• Task requirements
Go through the entries below and copy each line that holds the word "shown".

━━━ Data provided

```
template <int MODE>
__device__ __forceinline__ void OW_FN(own_tile)(OW_FN(OwnShared) &S, int (*__restrict__ s_box)[4],
                                         float *__restrict__ s_hi, short *__restrict__ s_keep, int NL,
                                         const pano_camera *__restrict__ cams, int n,
                                         int H, int W, int bx0, int bx1, int by0, int by1,
                                         int listed, int prune, int vt, int16_t *__restrict__ owner,
                                         uint8_t *__restrict__ valid, int32_t *__restrict__ boxes,
                                         int box_stride, uint8_t *__restrict__ marks) {
    const int lane = threadIdx.x, wave = threadIdx.y, tid = wave * 64 + lane;
    auto index_at = [&](int pos) -> int { return listed < 0 ? pos : S.cl.list[pos]; };
    auto cam_at = [&](int pos) -> const pano_camera * {
        if (MODE == 1) return &S.cam[pos];
        if (MODE == 2) return &S.cam[index_at(pos)];
        return cams + index_at(pos);
    };

    if (listed == 0) {
        if (tid < OW_NQ) S.qfill[tid] = OW_NOBODY;
// ... 105 lines not shown
                       bx0 + OW_Q * (lane & 3) < bx1;
        const unsigned long long bal = __ballot(e);
        if (e) S.evalq[__popcll(bal & ((1ull << lane) - 1ull))] = lane;
        if (lane == 0) S.n_eval = __popcll(bal);
    }
    __syncthreads();
    constexpr int PER_Q = 4 / OW_ILP;
    const int n_items = PER_Q * S.n_eval;
#pragma unroll 1
    for (int item = wave; item < n_items; item += 4) {
        const int qid = S.evalq[item / PER_Q], sub = qid >> 2, q = qid & 3;
        const int col = OW_Q * q + (lane & (OW_Q - 1));
        const int row0 = OW_Q * sub + 4 * OW_ILP * (item % PER_Q) + (lane >> 4);
        const int xc = min(bx0 + col, bx1 - 1);
        const double s = S.sn[col], c = S.cs[col];
        double t[OW_ILP];
        int y[OW_ILP], who[OW_ILP];
        float best[OW_ILP];
        bool any[OW_ILP];
#pragma unroll
        for (int j = 0; j < OW_ILP; ++j) {
            t[j] = S.tn[row0 + 4 * j];
            y[j] = min(by0 + row0 + 4 * j, by1 - 1);
            best[j] = 0.0f;
            who[j] = -1;
            any[j] = false;
        }
        const int mode = S.qn[qid];
        const int ncand = mode >= 0 ? mode : (mode == -1 ? S.ncand[sub] : (listed < 0 ? n : listed));
        for (int k = 0; k < ncand; ++k) {
            const int pos = __builtin_amdgcn_readfirstlane(
                mode >= 0 ? (int)S.qlist[qid][k] : (mode == -1 ? (int)s_keep[sub * NL + k] : k));
            const pano_camera *cam = cam_at(pos);
            const int i = index_at(pos);
            const int px = xc - cam->x0, sw = cam->sw, sh_ = cam->sh;
            const int cam_y0 = cam->y0, cam_h = cam->h;
            const bool in_x = (unsigned)px < (unsigned)cam->w;
            Taps tp[OW_ILP];
            bool ok[OW_ILP];
#pragma unroll
            for (int j = 0; j < OW_ILP; ++j) {
                float fx, fy;
                const bool m = map_pixel(cam->proj, s, c, t[j], sw, sh_, fx, fy);
                ok[j] = in_x & ((unsigned)(y[j] - cam_y0) < (unsigned)cam_h) & !m;
                tp[j] = make_taps_unmasked(ok[j] ? fx : 0.0f, ok[j] ? fy : 0.0f, sw, sh_);
            }
            typedef const __attribute__((address_space(1))) double *hat_ptr;
            const hat_ptr hat_x = (hat_ptr)cam->hat_x, hat_y = (hat_ptr)cam->hat_y;
            double hx0[OW_ILP], hx1[OW_ILP], hy0[OW_ILP], hy1[OW_ILP];
#pragma unroll
            for (int j = 0; j < OW_ILP; ++j) {
                hy0[j] = hat_y[tp[j].y0];
                hy1[j] = hat_y[tp[j].y1];
                hx0[j] = hat_x[tp[j].x0];
                hx1[j] = hat_x[tp[j].x1];
            }
#pragma unroll
            for (int j = 0; j < OW_ILP; ++j) {
                const float a = lerp4((float)(hy0[j] * hx0[j]), (float)(hy0[j] * hx1[j]),
                                      (float)(hy1[j] * hx0[j]), (float)(hy1[j] * hx1[j]), tp[j]);
                any[j] |= ok[j];
                const bool wins = ok[j] & (a > best[j]);
                best[j] = wins ? a : best[j];
                who[j] = wins ? i : who[j];
            }
        }
#pragma unroll
        for (int j = 0; j < OW_ILP; ++j)
            S.town[row0 + 4 * j][col] = (short)(who[j] >= 0 ? who[j] : (any[j] ? OW_UNOWNED : OW_NOBODY));
    }
    __syncthreads();
    const int rows = by1 - by0, ncols = min(bx1 - bx0, OW_T);
    typedef short short8 __attribute__((ext_vector_type(8)));
    typedef short8 short8_any __attribute__((aligned(2)));
    typedef unsigned int uint2v __attribute__((ext_vector_type(2)));
    typedef uint2v uint2_any __attribute__((aligned(1)));
#pragma unroll
    for (int k = 0; k < OW_TH / 32; ++k) {
        const int row = 32 * k + 8 * wave + (lane >> 3), c0 = 8 * (lane & 7);
        if (row >= rows || c0 >= ncols) continue;
        const int fill = S.qfill[(row >> 4) * 4 + (c0 >> 4)];
        short8 w8 = (short)fill;
        if (fill == OW_EVAL) w8 = *(const short8 *)&S.town[row][c0];
        short8 own8;
        unsigned char ok8[8];
#pragma unroll
// ... 63 lines not shown
                    run_o = w;
                    run_y0 = y;
                }
                run_y1 = y;
            }
            flush(run_o, run_y0, run_y1);
        }
    }
    __syncthreads();
    if (n <= OWN_LIST && tid < n) {
        const int *b = s_box[tid];
        if (b[1] >= b[0]) box_merge(boxes + (size_t)box_stride * tid, b[0], b[1], b[2], b[3]);
    }
}

__global__ __launch_bounds__(256) void OW_FN(ownership_cameras_kernel)(
    const pano_camera *__restrict__ cams, int n, int H, int W, int xs0, int xs1,
    const double *__restrict__ sin_t, const double *__restrict__ cos_t,
    const double *__restrict__ tan_p, int16_t *__restrict__ owner,
    uint8_t *__restrict__ valid, int prune, int32_t *__restrict__ boxes, int box_stride,
    uint8_t *__restrict__ marks) {
    extern __shared__ __align__(16) unsigned char own_smem[];
    OW_FN(OwnShared) &S = *(OW_FN(OwnShared) *)own_smem;
    const int NL = min(n, OWN_LIST);
    int (*s_box)[4] = (int (*)[4])(own_smem + ((sizeof(OW_FN(OwnShared)) + 15) & ~(size_t)15));
    float *s_hi = (float *)(s_box + NL);
    short *s_keep = (short *)(s_hi + OW_SUBS * NL);
    const int lane = threadIdx.x, wave = threadIdx.y, tid = wave * 64 + lane;
    const int bx0 = xs0 + blockIdx.x * OW_T, by0 = blockIdx.y * OW_TH;
    const int bx1 = min(bx0 + OW_T, xs1), by1 = min(by0 + OW_TH, H);
    const int vt = (tid + 64 * (int)((blockIdx.x + blockIdx.y) & 3)) & 255;
    if (marks && tid < NL) {
        int *b = s_box[tid];
        b[0] = b[2] = 0x7fffffff;
        b[1] = b[3] = -1;
    }
    constexpr int DW = (int)(sizeof(pano_camera) / 4);
    const bool all_cams = n <= OW_CAMS;
    uint32_t rec_dw[(OW_CAMS * DW + 255) / 256];
    if (all_cams) {
#pragma unroll
        for (int r = 0; r < (OW_CAMS * DW + 255) / 256; ++r) {
// ... 52 lines not shown
            S.tn[64 * r + lane] = trow[r];
            double lo_t = trow[r], hi_t = trow[r];
#pragma unroll
            for (int off = 1; off < OW_Q; off <<= 1) {
                lo_t = fmin(lo_t, __shfl_xor(lo_t, off, 64));
                hi_t = fmax(hi_t, __shfl_xor(hi_t, off, 64));
            }
            if ((lane & (OW_Q - 1)) == 0)
                S.rsub[4 * r + lane / OW_Q][0] = lo_t, S.rsub[4 * r + lane / OW_Q][1] = hi_t;
        }
    } else if (wave == 2 && lane < OW_NQ) {
        S.low2[lane] = 0;
        S.qn[lane] = -2;
        S.qfill[lane] = OW_EVAL;
        if (lane < OW_SUBS) S.low1[lane] = 0, S.ncand[lane] = 0;
    }
    __syncthreads();
#define OW_CALL(M)                                                                                  \
    OW_FN(own_tile)<M>(S, s_box, s_hi, s_keep, NL, cams, n, H, W, bx0, bx1, by0, by1, listed, prune, vt,  \
                owner, valid, boxes, box_stride, marks)
    if (mode == 2)
        OW_CALL(2);
    else if (mode == 1)
        OW_CALL(1);
    else
        OW_CALL(0);
#undef OW_CALL
}


#undef OW_TH
#undef OW_NQ
```

pano360_amd/engine.py:

```python
import collections
import ctypes as C

import numpy as np

from . import _lib
from ._lib import Patch, _ptr

BORDER_SAMPLES = 100
MULTIBAND_PAD = 10
VerifiedStitch = collections.namedtuple("VerifiedStitch", "signature plan patches owner valid")


class SphProj:

    @staticmethod
    def hom2proj(pts):
        pts = np.asarray(pts)
        xz = np.sqrt(pts[:, 0] ** 2 + pts[:, 2] ** 2)
        theta = np.arctan2(pts[:, 0], pts[:, 2])
        phi = np.arctan2(pts[:, 1], xz)
        return np.stack([theta, phi], axis=-1)

    @staticmethod
    def proj2hom(pts):
# ... 481 lines not shown
        self.lib = _lib.lib()
        if not torch.cuda.is_available() or self.lib.pano_device_count() < 1:
            raise _lib.PanoError("no MI355X visible: the HIP path has no CPU fallback")
        self.device = torch.device(device if device is not None
                                   else f"cuda:{torch.cuda.current_device()}")
        index = self.device.index if self.device.index is not None else torch.cuda.current_device()
        self.device = torch.device("cuda", index)
        self._device_index = index
        handle = C.c_void_p()
        self._ctx_stream = torch.cuda.current_stream(self.device).cuda_stream
        _lib.call("pano_ctx_create", index, self._ctx_stream, C.byref(handle))
        self._ctx = handle
        if blur not in ("mfma", "valu"):
            raise ValueError(f"blur kernel {blur!r}: 'mfma' or 'valu'")
        self.set_option(_lib.OPT_BLUR_KERNEL, _lib.BLUR_VALU if blur == "valu" else _lib.BLUR_MFMA)
        self.set_option(_lib.OPT_OWN_PRUNE, 1 if own_prune else 0)
        self.tile_grid = int(self.lib.pano_blur_tile_grid(self._ctx))
        self.interior_block = int(self.lib.pano_interior_block())
        lut = np.arange(256, dtype=np.float32) / np.float32(255)
        self.lut255 = torch.from_numpy(lut).to(self.device)
        self._hats = {}
        self._taps = {}
        self._region_bufs = {}
        self._arenas = {}
        self._ring = None
        self.warp_need = "auto"
        self._cam_template = None
        self.native_stitch = True
        self._stitch_ws = {}
        self._plans = PlanMemo()
        self.trust_layout = False
# ... 374 lines not shown
        return dev

    def ownership_cameras(self, plan, strip=None, out=None, cams=None):
        torch = _torch()
        H, W = plan.shape
        if out is None:
            owner = torch.empty((H, W), dtype=torch.int16, device=self.device)
            valid = torch.empty((H, W), dtype=torch.uint8, device=self.device)
        else:
            owner, valid = out
        xs0, xs1 = strip if strip is not None else (0, W)
        if cams is None:
            cams = self.camera_table(plan)
        self.call("pano_ownership_cameras", cams, plan.n, H, W, xs0, xs1, *plan.dev, owner, valid)
        return owner, valid

    def ownership_regions(self, plan, strip=None, min_gap=0, max_spans=4, cams=None):
        torch = _torch()
        H, W = plan.shape
        owner = torch.empty((H, W), dtype=torch.int16, device=self.device)
        valid = torch.empty((H, W), dtype=torch.uint8, device=self.device)
        marks = torch.empty((plan.n, W), dtype=torch.uint8, device=self.device)
        regions = torch.empty((plan.n, 5 + 2 * max_spans), dtype=torch.int32, device=self.device)
        xs0, xs1 = strip if strip is not None else (0, W)
        if cams is None:
            cams = self.camera_table(plan)
        self.call("pano_ownership_regions", cams, plan.n, H, W, xs0, xs1, *plan.dev, owner, valid,
                  min_gap, max_spans, marks, regions)
        return owner, valid, regions, marks

# ... 315 lines not shown
```

Baseline: 203,100 MP/s.

## Screen ownership candidates with fp32 error bounds before exact double-precision evaluation

Adds an fp32 screening pass to the ownership kernel. Each candidate camera's pixel is classified as in, out or unsure using rigorous rounding-error bounds and bilinear-weight bounds. Pixels whose winner is decided are written directly, and only ambiguous pixels are queued in a shared-memory list for the exact double-precision hat-weight evaluation. This is meant to cut the costly double map_pixel and hat-table lookups. In exchange it adds shared memory, a second pass with divergence, and a risk of mismatches if the bounds are not conservative. It also adds a counting variant of the kernel for diagnostics and sets launch bounds to 4 blocks.

```diff
diff --git a/include/pano360.h b/include/pano360.h
--- a/include/pano360.h
+++ b/include/pano360.h
@@ -122,6 +122,11 @@
 int pano_ownership_cameras(pano_ctx *ctx, const pano_camera *cams, int n, int H, int W,
                            int xs0, int xs1, const double *sin_t, const double *cos_t,
                            const double *tan_p, int16_t *owner, uint8_t *valid);
+
+int pano_ownership_screen_counts(pano_ctx *ctx, const pano_camera *cams, int n, int H, int W,
+                                 int xs0, int xs1, const double *sin_t, const double *cos_t,
+                                 const double *tan_p, int16_t *owner, uint8_t *valid,
+                                 int64_t *counts);
 
 int pano_owned_regions(pano_ctx *ctx, const int16_t *owner, int H, int W, int xs0, int xs1,
                        int n, int min_gap, int max_spans, uint8_t *marks,
diff --git a/pano360_amd/_lib.py b/pano360_amd/_lib.py
--- a/pano360_amd/_lib.py
+++ b/pano360_amd/_lib.py
@@ -228,6 +228,7 @@
     "pano_blur_tiles": (_i, [_vp, _vp, _i, _i, _i, _i, _i, _vp, _vp, _vp]),
     "pano_ownership": (_i, [_vp, _vp, _i, _i, _i, _vp, _vp]),
     "pano_ownership_cameras": (_i, [_vp, _vp, _i, _i, _i, _i, _i, _vp, _vp, _vp, _vp, _vp]),
+    "pano_ownership_screen_counts": (_i, [_vp, _vp, _i, _i, _i, _i, _i, _vp, _vp, _vp, _vp, _vp, _vp]),
     "pano_owned_regions": (_i, [_vp, _vp, _i, _i, _i, _i, _i, _i, _i, _vp, _vp]),
     "pano_ownership_regions": (_i, [_vp, _vp, _i, _i, _i, _i, _i, _vp, _vp, _vp, _vp, _vp,
                                     _i, _i, _vp, _vp]),
diff --git a/pano360_amd/csrc/api.hip b/pano360_amd/csrc/api.hip
--- a/pano360_amd/csrc/api.hip
+++ b/pano360_amd/csrc/api.hip
@@ -165,7 +165,7 @@
     else if (option == PANO_OPT_STITCH_ASYNC)
         PANO_REQUIRE(value >= 0 && value <= 2, "pano_ctx_set_option: option %d takes 0, 1 or 2", option);
     else if (option == PANO_OPT_OWN_PRUNE)
-        PANO_REQUIRE(value >= 0 && value <= 3, "pano_ctx_set_option: option %d takes 0 .. 3", option);
+        PANO_REQUIRE(value >= 0 && value <= 15, "pano_ctx_set_option: option %d takes 0 .. 15", option);
     else if (option == PANO_OPT_BLUR_SEG_LEN)
         PANO_REQUIRE(value == -1 || value == 0 || (value >= 4 && value <= 2047),
                      "pano_ctx_set_option: option %d takes -1, 0 or 4 .. 2047", option);
diff --git a/pano360_amd/csrc/blend.hip b/pano360_amd/csrc/blend.hip
--- a/pano360_amd/csrc/blend.hip
+++ b/pano360_amd/csrc/blend.hip
@@ -434,6 +434,9 @@
 #define OW_EVAL (-3)
 #define OW_NOBODY (-1)
 #define OW_UNOWNED (-2)
+#define OW_LCAP 2048
+#define OW_LCAP_SMALL 6
+#define OW_LIST_VOID 0xffffu
 
 #define OW_SUBS 8
 #define OW_FN(name) name
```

━━━━━━

• Result for this exercise
// ... 105 lines not shown
// ... 63 lines not shown
// ... 52 lines not shown
# ... 481 lines not shown
# ... 374 lines not shown
# ... 315 lines not shown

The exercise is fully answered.